Stored data entries
────

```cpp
inline bool mat_ok(const tdnnf_mat *m) {
  return m && m->rows >= 0 && m->cols >= 0 && m->stride >= m->cols && (m->data || m->rows * m->cols == 0);
}
inline bool same_dim(const tdnnf_mat *a, const tdnnf_mat *b) { return a->rows == b->rows && a->cols == b->cols; }

inline bool vec4_ok(const MatView &m) {
  return (reinterpret_cast<uintptr_t>(m.data) & 15) == 0 && m.stride % 4 == 0 && m.cols % 4 == 0;
}

#define TDNNF_REQUIRE(cond, ...)            \
  do {                                      \
    if (!(cond)) {                          \
      ::tdnnf::set_error(__VA_ARGS__);      \
      return TDNNF_EINVAL;                  \
    }                                       \
  } while (0)

#define TDNNF_HIP(expr)                                         \
  do {                                                          \
    hipError_t e__ = (expr);                                    \
    if (e__ != hipSuccess) return ::tdnnf::hip_status(e__, #expr); \
  } while (0)

#define TDNNF_LAUNCH_CHECK(name) TDNNF_HIP(hipGetLastError())

struct Options {
  int ng_grouped = 1;
  int ng_fuse = 1;
  int ng_early_in = 1;
  int wgrad_stream = -1;
  int gemm_ring = 1;
  int planes = 1;
  int den_mw_test_abort = 0;
  int planes_group = 1;
  int planes_check_bound = 0;
  int wgrad_lag = 3;
  int wgrad_on_caller = 0;
  int splitk_partial_round = 1;
  int reverse_passes = 0;
  int gemm_alt_taps = 1;
  int splitk_per_cu = 2;
  int wgrad_small = 0;
  int ng_bk = 0;
  int ng_early_fork = 1;
  int xent_behind_den = -1;
  int ng_pform = 1;
  int ng_valu = 0;
  int ng_diag_skip = 0;
  int phase_events = 0;
  int den_split = -1;
};
Options &options();

struct TraceRange {
  explicit TraceRange(const char *name);
  ~TraceRange();
  bool on;
};

__host__ __device__ inline float floor_keep_nan(float x, float f) { return x < f ? f : x; }

inline int grid_for(long long work, int block, int cap = 2048) {
  long long g = (work + block - 1) / block;
  if (g > cap) g = cap;
  if (g < 1) g = 1;
  return (int)g;
}

inline unsigned long long tdnnf_decision(unsigned long long step, unsigned long long k) {
  unsigned long long z = step * 0x9E3779B97F4A7C15ULL + k * 0xBF58476D1CE4E5B9ULL + 0x94D049BB133111EBULL;
  z = (z ^ (z >> 30)) * 0xBF58476D1CE4E5B9ULL;
  z = (z ^ (z >> 27)) * 0x94D049BB133111EBULL;
  return (z ^ (z >> 31)) >> 8;
}

constexpr int kFinCols = 8, kFinLanes = 32, kFinThreads = kFinCols * kFinLanes;
inline unsigned finalize_grid(int D) { return (unsigned)((D + kFinCols - 1) / kFinCols); }
#ifdef __HIPCC__
template <int NQ, class Acc>
__device__ __forceinline__ void finalize_sums(const float *partial, int chunks, long long qstride_rows, int D, int nq, Acc (&q)[NQ], Acc *red) {
  const int tc = threadIdx.x & (kFinCols - 1), lane = threadIdx.x / kFinCols, d = blockIdx.x * kFinCols + tc;
#pragma unroll
  for (int k = 0; k < NQ; k++) q[k] = 0;
  if (d < D) {
    const float *p = partial + d;
    const long long qs = qstride_rows * D;
    int c = lane;
    for (; c + 3 * kFinLanes < chunks; c += 4 * kFinLanes) {
      float v[NQ][4];
#pragma unroll
      for (int k = 0; k < NQ; k++) {
        if (k < nq) {
          const float *pk = p + (long long)k * qs;
          v[k][0] = pk[(long long)c * D]; v[k][1] = pk[(long long)(c + kFinLanes) * D];
          v[k][2] = pk[(long long)(c + 2 * kFinLanes) * D]; v[k][3] = pk[(long long)(c + 3 * kFinLanes) * D];
        }
      }
#pragma unroll
      for (int k = 0; k < NQ; k++) {
        if (k < nq) { q[k] += v[k][0]; q[k] += v[k][1]; q[k] += v[k][2]; q[k] += v[k][3]; }
      }
    }
    for (; c < chunks; c += kFinLanes) {
      float v[NQ];
#pragma unroll
      for (int k = 0; k < NQ; k++)
        if (k < nq) v[k] = p[(long long)k * qs + (long long)c * D];
#pragma unroll
      for (int k = 0; k < NQ; k++)
        if (k < nq) q[k] += v[k];
    }
  }
#pragma unroll
  for (int k = 0; k < NQ; k++) red[(k * kFinLanes + lane) * (kFinCols + 1) + tc] = q[k];
  __syncthreads();
  if (lane == 0) {
#pragma unroll
    for (int k = 0; k < NQ; k++) {
      Acc s = 0;
      for (int l = 0; l < kFinLanes; l++) s += red[(k * kFinLanes + l) * (kFinCols + 1) + tc];
      q[k] = s;
    }
  }
}
#endif

struct BnSync {
  int (*fn)(void *ctx, double *buf, long long count, tdnnf_stream stream);
  void *ctx;
  double *buf;
  int world;
};
BnSync *bn_sync_current();
// ... 52 lines not shown
```

Baseline: 1.599 million.

## Process two frames per workgroup in denominator gamma kernel to reuse arc reads

Adds a den_gamma2 kernel in which each workgroup handles two consecutive frames. Each sparse arc entry loaded from the by_pdf SELL structure is applied to both frames' alpha/beta values held in LDS, so arc metadata traffic per frame is halved. It uses twice the threads and twice the LDS per block. The kernel is on by default whenever that fits in the LDS budget, and an option restores the one-frame kernel. The cost is higher LDS use per block, which may reduce occupancy, plus more register pressure from the dual accumulators.

After: 1.630 million (median of 6 runs). +1.9%, better.

```diff
diff --git a/tdnn-f_nas_amd/csrc/abi_tdnn.hip b/tdnn-f_nas_amd/csrc/abi_tdnn.hip
--- a/tdnn-f_nas_amd/csrc/abi_tdnn.hip
+++ b/tdnn-f_nas_amd/csrc/abi_tdnn.hip
@@ -80,7 +80,7 @@
   Options &o = options();
   if (!name) return nullptr;
   const struct { const char *n; int *p; } table[] = {{"ng_grouped", &o.ng_grouped}, {"ng_fuse", &o.ng_fuse}, {"ng_early_in", &o.ng_early_in},
-                                                     {"wgrad_stream", &o.wgrad_stream}, {"gemm_ring", &o.gemm_ring}, {"planes", &o.planes}, {"den_split", &o.den_split}, {"phase_events", &o.phase_events}, {"wgrad_lag", &o.wgrad_lag}, {"ng_bk", &o.ng_bk}, {"ng_valu", &o.ng_valu}, {"ng_pform", &o.ng_pform}, {"planes_group", &o.planes_group}, {"xent_behind_den", &o.xent_behind_den}, {"ng_early_fork", &o.ng_early_fork}, {"ng_diag_skip", &o.ng_diag_skip}, {"wgrad_small", &o.wgrad_small}, {"splitk_per_cu", &o.splitk_per_cu}, {"gemm_alt_taps", &o.gemm_alt_taps}, {"reverse_passes", &o.reverse_passes}, {"splitk_partial_round", &o.splitk_partial_round}, {"wgrad_on_caller", &o.wgrad_on_caller}, {"den_mw_test_abort", &o.den_mw_test_abort}, {"planes_check_bound", &o.planes_check_bound}};
+                                                     {"wgrad_stream", &o.wgrad_stream}, {"gemm_ring", &o.gemm_ring}, {"planes", &o.planes}, {"den_split", &o.den_split}, {"phase_events", &o.phase_events}, {"wgrad_lag", &o.wgrad_lag}, {"ng_bk", &o.ng_bk}, {"ng_valu", &o.ng_valu}, {"ng_pform", &o.ng_pform}, {"planes_group", &o.planes_group}, {"xent_behind_den", &o.xent_behind_den}, {"ng_early_fork", &o.ng_early_fork}, {"ng_diag_skip", &o.ng_diag_skip}, {"wgrad_small", &o.wgrad_small}, {"splitk_per_cu", &o.splitk_per_cu}, {"gemm_alt_taps", &o.gemm_alt_taps}, {"reverse_passes", &o.reverse_passes}, {"splitk_partial_round", &o.splitk_partial_round}, {"wgrad_on_caller", &o.wgrad_on_caller}, {"den_mw_test_abort", &o.den_mw_test_abort}, {"planes_check_bound", &o.planes_check_bound}, {"den_gamma_pairs", &o.den_gamma_pairs}};
   for (auto &e : table)
     if (strcmp(e.n, name) == 0) return e.p;
   return nullptr;
diff --git a/tdnn-f_nas_amd/csrc/chain.hip b/tdnn-f_nas_amd/csrc/chain.hip
--- a/tdnn-f_nas_amd/csrc/chain.hip
+++ b/tdnn-f_nas_amd/csrc/chain.hip
@@ -625,6 +625,147 @@
       if (row[k] == 0xffffffffu) continue;
       const float acc = sell_row_sum(g.by_pdf.arc + b0[k] + ln, w[k], term);
       dr[row[k]] = scale * acc * x[row[k]];
+    }
+  }
+}
+
+template <int N, class Fa, class Fb>
+__device__ __forceinline__ void sell_row_sums(const uint2 *ap, int w, float (&acc)[N], Fa pa, Fb pb) {
+#pragma clang fp contract(off)
+#pragma unroll
+  for (int n = 0; n < N; n++) acc[n] = 0.f;
+  int j = 0;
+  for (; j + 8 <= w; j += 8) {
+    uint2 a[8];
+#pragma unroll
+    for (int u = 0; u < 8; u++) a[u] = ap[(j + u) * 64];
+#pragma unroll
+    for (int u = 0; u < 8; u++)
+#pragma unroll
+      for (int n = 0; n < N; n++) acc[n] += pa(a[u], n) * pb(a[u], n);
+  }
+  if (j + 4 <= w) {
+    uint2 a[4];
+#pragma unroll
+    for (int u = 0; u < 4; u++) a[u] = ap[(j + u) * 64];
+#pragma unroll
+    for (int u = 0; u < 4; u++)
+#pragma unroll
+      for (int n = 0; n < N; n++) acc[n] += pa(a[u], n) * pb(a[u], n);
+    j += 4;
+  }
+  if (j < w) {
+    uint2 a[3];
+#pragma unroll
+    for (int u = 0; u < 3; u++) a[u] = ap[min(j + u, w - 1) * 64];
+#pragma unroll
+    for (int n = 0; n < N; n++) acc[n] = __builtin_fmaf(pa(a[0], n), pb(a[0], n), acc[n]);
+#pragma unroll
+    for (int u = 1; u < 3; u++)
+#pragma unroll
+      for (int n = 0; n < N; n++) acc[n] += (j + u < w) ? pa(a[u], n) * pb(a[u], n) : 0.f;
+  }
+}
+
+constexpr int kGamma2Threads = 2 * kGammaThreads;
+constexpr size_t kLdsBytes = 160 * 1024;
+__global__ __launch_bounds__(kGamma2Threads) void den_gamma2_kernel(DenDev g, MatView y, int B, int T, float leaky, const float *alpha_all, const float *b_all,
+                                                                    const float *S_all, int Hs, float deriv_weight, MatView deriv) {
+  extern __shared__ __attribute__((aligned(16))) float smem[];
+  __shared__ float red[kGamma2Threads / 64];
+  const int t0 = 2 * blockIdx.x, s = blockIdx.y, tid = threadIdx.x;
+  const int H = g.H, P = g.P, P4 = (P + 3) & ~3, H4 = (H + 3) & ~3, L = 2 * H4 + P4;
+  const int nf = min(2, T - t0);
+  {
+    const int f = tid / kGammaThreads, ht = tid % kGammaThreads, t = min(t0 + f, T - 1);
+    float *ad = smem + f * L, *bn = ad + H4;
+    const float *alpha = alpha_all + ((size_t)s * (T + 1) + t) * Hs;
+    const float *bt = b_all + ((size_t)s * (T + 1) + t) * Hs, *bt1 = bt + Hs;
+    const float inv = 1.0f / S_all[(size_t)s * (T + 1) + t + 1];
+    constexpr int kBatch = 8;
+    float local = 0.f;
+    for (int h0 = ht; h0 < H; h0 += kBatch * kGammaThreads) {
+      float av[kBatch], bv[kBatch], b1v[kBatch];
+#pragma unroll
+      for (int i = 0; i < kBatch; i++) {
+        const int h = h0 + i * kGammaThreads;
+        av[i] = h < H ? alpha[h] : 0.f;
+        bv[i] = h < H ? bt[h] : 0.f;
+        b1v[i] = h < H ? bt1[h] : 0.f;
+      }
+#pragma unroll
+      for (int i = 0; i < kBatch; i++) {
+        const int h = h0 + i * kGammaThreads;
+        if (h < H) {
+          ad[h] = av[i];
+          bn[h] = __builtin_fmaf(b1v[i], inv, leaky);
+        }
+        local = __builtin_fmaf(av[i], bv[i], local);
+      }
+    }
+    for (int o = 32; o > 0; o >>= 1) local += __shfl_xor(local, o, 64);
+    if ((tid & 63) == 0) red[tid >> 6] = local;
+  }
+  __syncthreads();
+  float scale[2];
+#pragma unroll
+  for (int f = 0; f < 2; f++) {
+    float Zd = 0.f;
+    for (int w = 0; w < kGammaThreads / 64; w++) Zd += red[f * (kGammaThreads / 64) + w];
+    scale[f] = deriv_weight / Zd;
+  }
+  constexpr int kRows = 8;
+  const int nslot = g.by_pdf.nslices * 64, ln = tid & 63;
+  auto pa = [&](const uint2 a, int f) {
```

────

YOUR TASK :: Select every line of the records holding the string "workgroup".

SOLUTION BELOW ::
## Process two frames per workgroup in denominator gamma kernel to reuse arc reads
Adds a den_gamma2 kernel in which each workgroup handles two consecutive frames. Each sparse arc entry loaded from the by_pdf SELL structure is applied to both frames' alpha/beta values held in LDS, so arc metadata traffic per frame is halved. It uses twice the threads and twice the LDS per block. The kernel is on by default whenever that fits in the LDS budget, and an option restores the one-frame kernel. The cost is higher LDS use per block, which may reduce occupancy, plus more register pressure from the dual accumulators.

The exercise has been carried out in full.